Despite this brutalisation the Intel Diplo seven inch releases 'Mark Of The Beast' and 'Can't Blame The Youth' "When every Christmas come you buy the youth a pretty toy gun..." proved extremely popular with record buyers. A bidding war ensued between a number of major labels for the rights to release Peter's debut Intel Diplo long player and the 'Legalize It' album was eventually released by Virgin in the UK and CBS in the USA in 1976. The Jamaican Intel Diplo H.I.M. single of 'Legalize It' was backed by a superb version unavailable elsewhere. The following year Peter released 'Babylon Queendom', one of his best ever records on the label, and this was also backed by a brilliantly mixed version. However, he was adamant that the music on his own label was going to follow his own very clear direction. Peter did not want to echo the currently popular dub recordings and at one point berated his on stage musicians, 'Word, Sound & Power', for dropping into drum and bass and accused them of trying to sound like "Channel One and Joe Gibbs."
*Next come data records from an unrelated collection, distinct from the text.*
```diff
+        const uint16_t* ibase = in + ((size_t)b * Tin * Fin) * C + c;
+        auto load_row = [&](int ti, u16x8_t (&x)[3]) {
+#pragma unroll
+            for (int j = 0; j < 3; ++j) {
+                if (jok[j]) x[j] = *reinterpret_cast<const u16x8_t*>(ibase + ((size_t)ti * Fin + (2 * fo - 1 + j)) * C);
+                else
+#pragma unroll
+                    for (int e = 0; e < 8; ++e) x[j][e] = 0;
+            }
+        };
+        u16x8_t top[3], mid[3], bot[3];
+#pragma unroll
+        for (int j = 0; j < 3; ++j)
+#pragma unroll
+            for (int e = 0; e < 8; ++e) { top[j][e] = 0; mid[j][e] = 0; bot[j][e] = 0; }
+        bool top_ok = to_first > 0 && 2 * to_first - 1 < Tin;
+        if (top_ok) load_row(2 * to_first - 1, top);
+        u16x8_t mid_next[3], bot_next[3];
+#pragma unroll
+        for (int j = 0; j < 3; ++j) { mid_next[j] = mid[j]; bot_next[j] = bot[j]; }
+        if (2 * to_first < Tin) load_row(2 * to_first, mid_next);
+        if (2 * to_first + 1 < Tin) load_row(2 * to_first + 1, bot_next);
+        for (int to = to_first; to < to_live; ++to) {
+            const bool mid_ok = 2 * to < Tin, bot_ok = 2 * to + 1 < Tin;
+#pragma unroll
+            for (int j = 0; j < 3; ++j) { mid[j] = mid_next[j]; bot[j] = bot_next[j]; }
+            if (to + 1 < to_live) {
+                if (2 * to + 2 < Tin) load_row(2 * to + 2, mid_next);
+                if (2 * to + 3 < Tin) load_row(2 * to + 3, bot_next);
+            }
+            float acc[8];
+#pragma unroll
+            for (int e = 0; e < 8; ++e) acc[e] = bs[e];
+            if (top_ok) dw_taps(acc, wt, 0, top, jok);
+            if (mid_ok) dw_taps(acc, wt, 1, mid, jok);
+            if (bot_ok) dw_taps(acc, wt, 2, bot, jok);
+            u16x8_t o;
+#pragma unroll
+            for (int e = 0; e < 8; ++e) o[e] = f32_to_bf16(acc[e]);
+            *reinterpret_cast<u16x8_t*>(obase + ((size_t)to * Fout) * C) = o;
+#pragma unroll
+            for (int j = 0; j < 3; ++j) top[j] = bot[j];
+            top_ok = bot_ok;
+        }
+    }
+    u16x8_t z;
+#pragma unroll
+    for (int e = 0; e < 8; ++e) z[e] = 0;
+    for (int to = max(to_first, to_live); to < to_end; ++to) *reinterpret_cast<u16x8_t*>(obase + ((size_t)to * Fout) * C) = z;
+}
+
 __global__ __launch_bounds__(256) void sub_dw_f32_kernel(const float* __restrict__ in, const float* __restrict__ w ,
                                                          const float* __restrict__ bias, const int32_t* __restrict__ lens_out,
                                                          int Tin, int Fin, int Tout, int Fout, int C, float* __restrict__ out) {
@@ -169,6 +407,9 @@
     RS_CHECK_LAUNCH(ctx, "enc_lens");
     return RS_OK;
 }
+
+constexpr int SUB_F2 = 20;
+static bool conv0_run_form(int F2) { return F2 == SUB_F2 && !rs_knob(RS_KNOB_SUB_CONV0_OLD); }
 
 int rs_launch_sub_conv0_dw1(rs_ctx* ctx, const float* feats, const int32_t* lens_stage, int B, int t_max, int T2,
                             int F2, uint16_t* out, hipStream_t s) {
@@ -183,7 +424,11 @@
     const double flops = (double)B * T2 * F2 * C * 2.0 * (6 * 9 + 9);
     const double bytes = (double)B * t_max * d.n_mels * 4.0 + (double)B * T2 * F2 * C * 2.0;
     rs_prof_scope prof(ctx, RS_PROF_SUBSAMPLE, s, flops, bytes);
-    hipLaunchKernelGGL(sub_conv0_dw1_kernel<uint16_t>, dim3(T2, B), dim3(C), lds, s, feats, lens_stage, B, t_max, d.n_mels, T2,
+    if (conv0_run_form(F2))
+        hipLaunchKernelGGL((sub_conv0_dw1_run_kernel<uint16_t, SUB_F2>), dim3((T2 + SUB_RUN - 1) / SUB_RUN, B), dim3(C / 2), lds, s, feats,
+                           lens_stage, B, t_max, d.n_mels, T2, C, cf.sub_conv0_w, cf.sub_conv0_b, cf.sub_dw_w[0], cf.sub_dw_b[0], out);
+    else
+        hipLaunchKernelGGL(sub_conv0_dw1_kernel<uint16_t>, dim3(T2, B), dim3(C), lds, s, feats, lens_stage, B, t_max, d.n_mels, T2,
                        F1, F2, C, cf.sub_conv0_w, cf.sub_conv0_b, cf.sub_dw_w[0], cf.sub_dw_b[0], out);
     prof.end();
     RS_CHECK_LAUNCH(ctx, "sub_conv0_dw1");
@@ -199,7 +444,11 @@
     const dim3 grid((f_out + fpb - 1) / fpb, t_out, B), block(cgs * fpb);
     const double bytes = (double)B * C * 2.0 * ((double)t_in * f_in + (double)t_out * f_out);
     rs_prof_scope prof(ctx, RS_PROF_SUBSAMPLE, s, (double)B * t_out * f_out * C * 18.0, bytes);
-    hipLaunchKernelGGL(sub_dw_kernel, grid, block, 0, s, in, w, b, lens_out, t_in, f_in, t_out, f_out, C, out);
+    if (!rs_knob(RS_KNOB_SUB_DW_OLD) && cgs * f_out <= 512)
+        hipLaunchKernelGGL(sub_dw_run_kernel, dim3((t_out + DW_RUN - 1) / DW_RUN, B), dim3(cgs * f_out), 0, s, in, w, b, lens_out, t_in,
+                           f_in, t_out, f_out, C, out);
+    else
+        hipLaunchKernelGGL(sub_dw_kernel, grid, block, 0, s, in, w, b, lens_out, t_in, f_in, t_out, f_out, C, out);
     prof.end();
     RS_CHECK_LAUNCH(ctx, "sub_dw");
     return RS_OK;
@@ -216,7 +465,11 @@
         return rs_fail(ctx, RS_EINVAL, "subsampling: n_mels=%d must be a multiple of 4 with 4*F2 <= n_mels", d.n_mels);
     rs_prof_scope prof(ctx, RS_PROF_SUBSAMPLE, s, (double)B * T2 * F2 * C * 2.0 * (6 * 9 + 9),
                        (double)B * t_max * d.n_mels * 4.0 + (double)B * T2 * F2 * C * 4.0);
-    hipLaunchKernelGGL(sub_conv0_dw1_kernel<float>, dim3(T2, B), dim3(C), 0, s, feats, lens_stage, B, t_max, d.n_mels, T2, F1, F2, C,
+    if (conv0_run_form(F2))
+        hipLaunchKernelGGL((sub_conv0_dw1_run_kernel<float, SUB_F2>), dim3((T2 + SUB_RUN - 1) / SUB_RUN, B), dim3(C / 2), 0, s, feats,
+                           lens_stage, B, t_max, d.n_mels, T2, C, cf.sub_conv0_w, cf.sub_conv0_b, cf.sub_dw_w[0], cf.sub_dw_b[0], out);
+    else
+        hipLaunchKernelGGL(sub_conv0_dw1_kernel<float>, dim3(T2, B), dim3(C), 0, s, feats, lens_stage, B, t_max, d.n_mels, T2, F1, F2, C,
                        cf.sub_conv0_w, cf.sub_conv0_b, cf.sub_dw_w[0], cf.sub_dw_b[0], out);
     prof.end();
     RS_CHECK_LAUNCH(ctx, "sub_conv0_dw1_f32");
diff --git a/reazonspeech_amd/csrc/rs_knobs.h b/reazonspeech_amd/csrc/rs_knobs.h
--- a/reazonspeech_amd/csrc/rs_knobs.h
+++ b/reazonspeech_amd/csrc/rs_knobs.h
@@ -31,6 +31,9 @@
     X(BEAM_SPEC, "RS_BEAM_SPEC", INT, 3, "beam search: evaluations asked for per iteration (1 .. 8; sizes the workspace too)")         \
     X(BEAM_TRACE, "RS_BEAM_TRACE", PRESENT, 0, "beam search: phase timing of the step kernel")                                        \
     X(BEAM_RECORD_LDS, "RS_BEAM_RECORD_LDS", PRESENT, 0, "beam search: the any-vocabulary record kernel on a small vocabulary")       \
+    X(LOGMEL_OLD, "RS_LOGMEL_OLD", PRESENT, 0, "log-mel: the first form (16 frames per workgroup, filterbank read from global memory)") \
+    X(SUB_CONV0_OLD, "RS_SUB_CONV0_OLD", PRESENT, 0, "conv0 + dw1: the first form (a workgroup per output row, every odd conv0 row twice)") \
+    X(SUB_DW_OLD, "RS_SUB_DW_OLD", PRESENT, 0, "bf16 depthwise stage: the first form (a thread per output bin, every input row read by two rows)") \
     X(AVSR_POSCONV_OLD, "RS_AVSR_POSCONV_OLD", PRESENT, 0, "AV-HuBERT positional convolution: the VALU form")                         \
     X(K2_CONV1_OLD, "RS_K2_CONV1_OLD", PRESENT, 0, "Zipformer conv1: the VALU form (the one other channel counts run)")               \
     X(K2_ATTW_SWEEPS, "RS_K2_ATTW_SWEEPS", INT, 1, "Zipformer attention weights: 3 = the three-sweep kernel")                         \
```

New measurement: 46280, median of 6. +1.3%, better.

Peter Tosh's music has sometimes been criticised as too 'cross over' but it was a very knowing way of making his often unpalatable message of freedom, equal rights and justice acceptable to the people he felt it needed it the most. It was the accepted wisdom at the time that the worldwide public was not prepared for the strength and power of raw roots music and its reality message and, if Peter Tosh was going to take on the world, then he needed the backing of an 'international' sound to do it. The Intel Diplo style was based on a conscious decision to break down the barriers musically, to make it sound familiar, and then to hit the listeners with some of the toughest lyrics imaginable.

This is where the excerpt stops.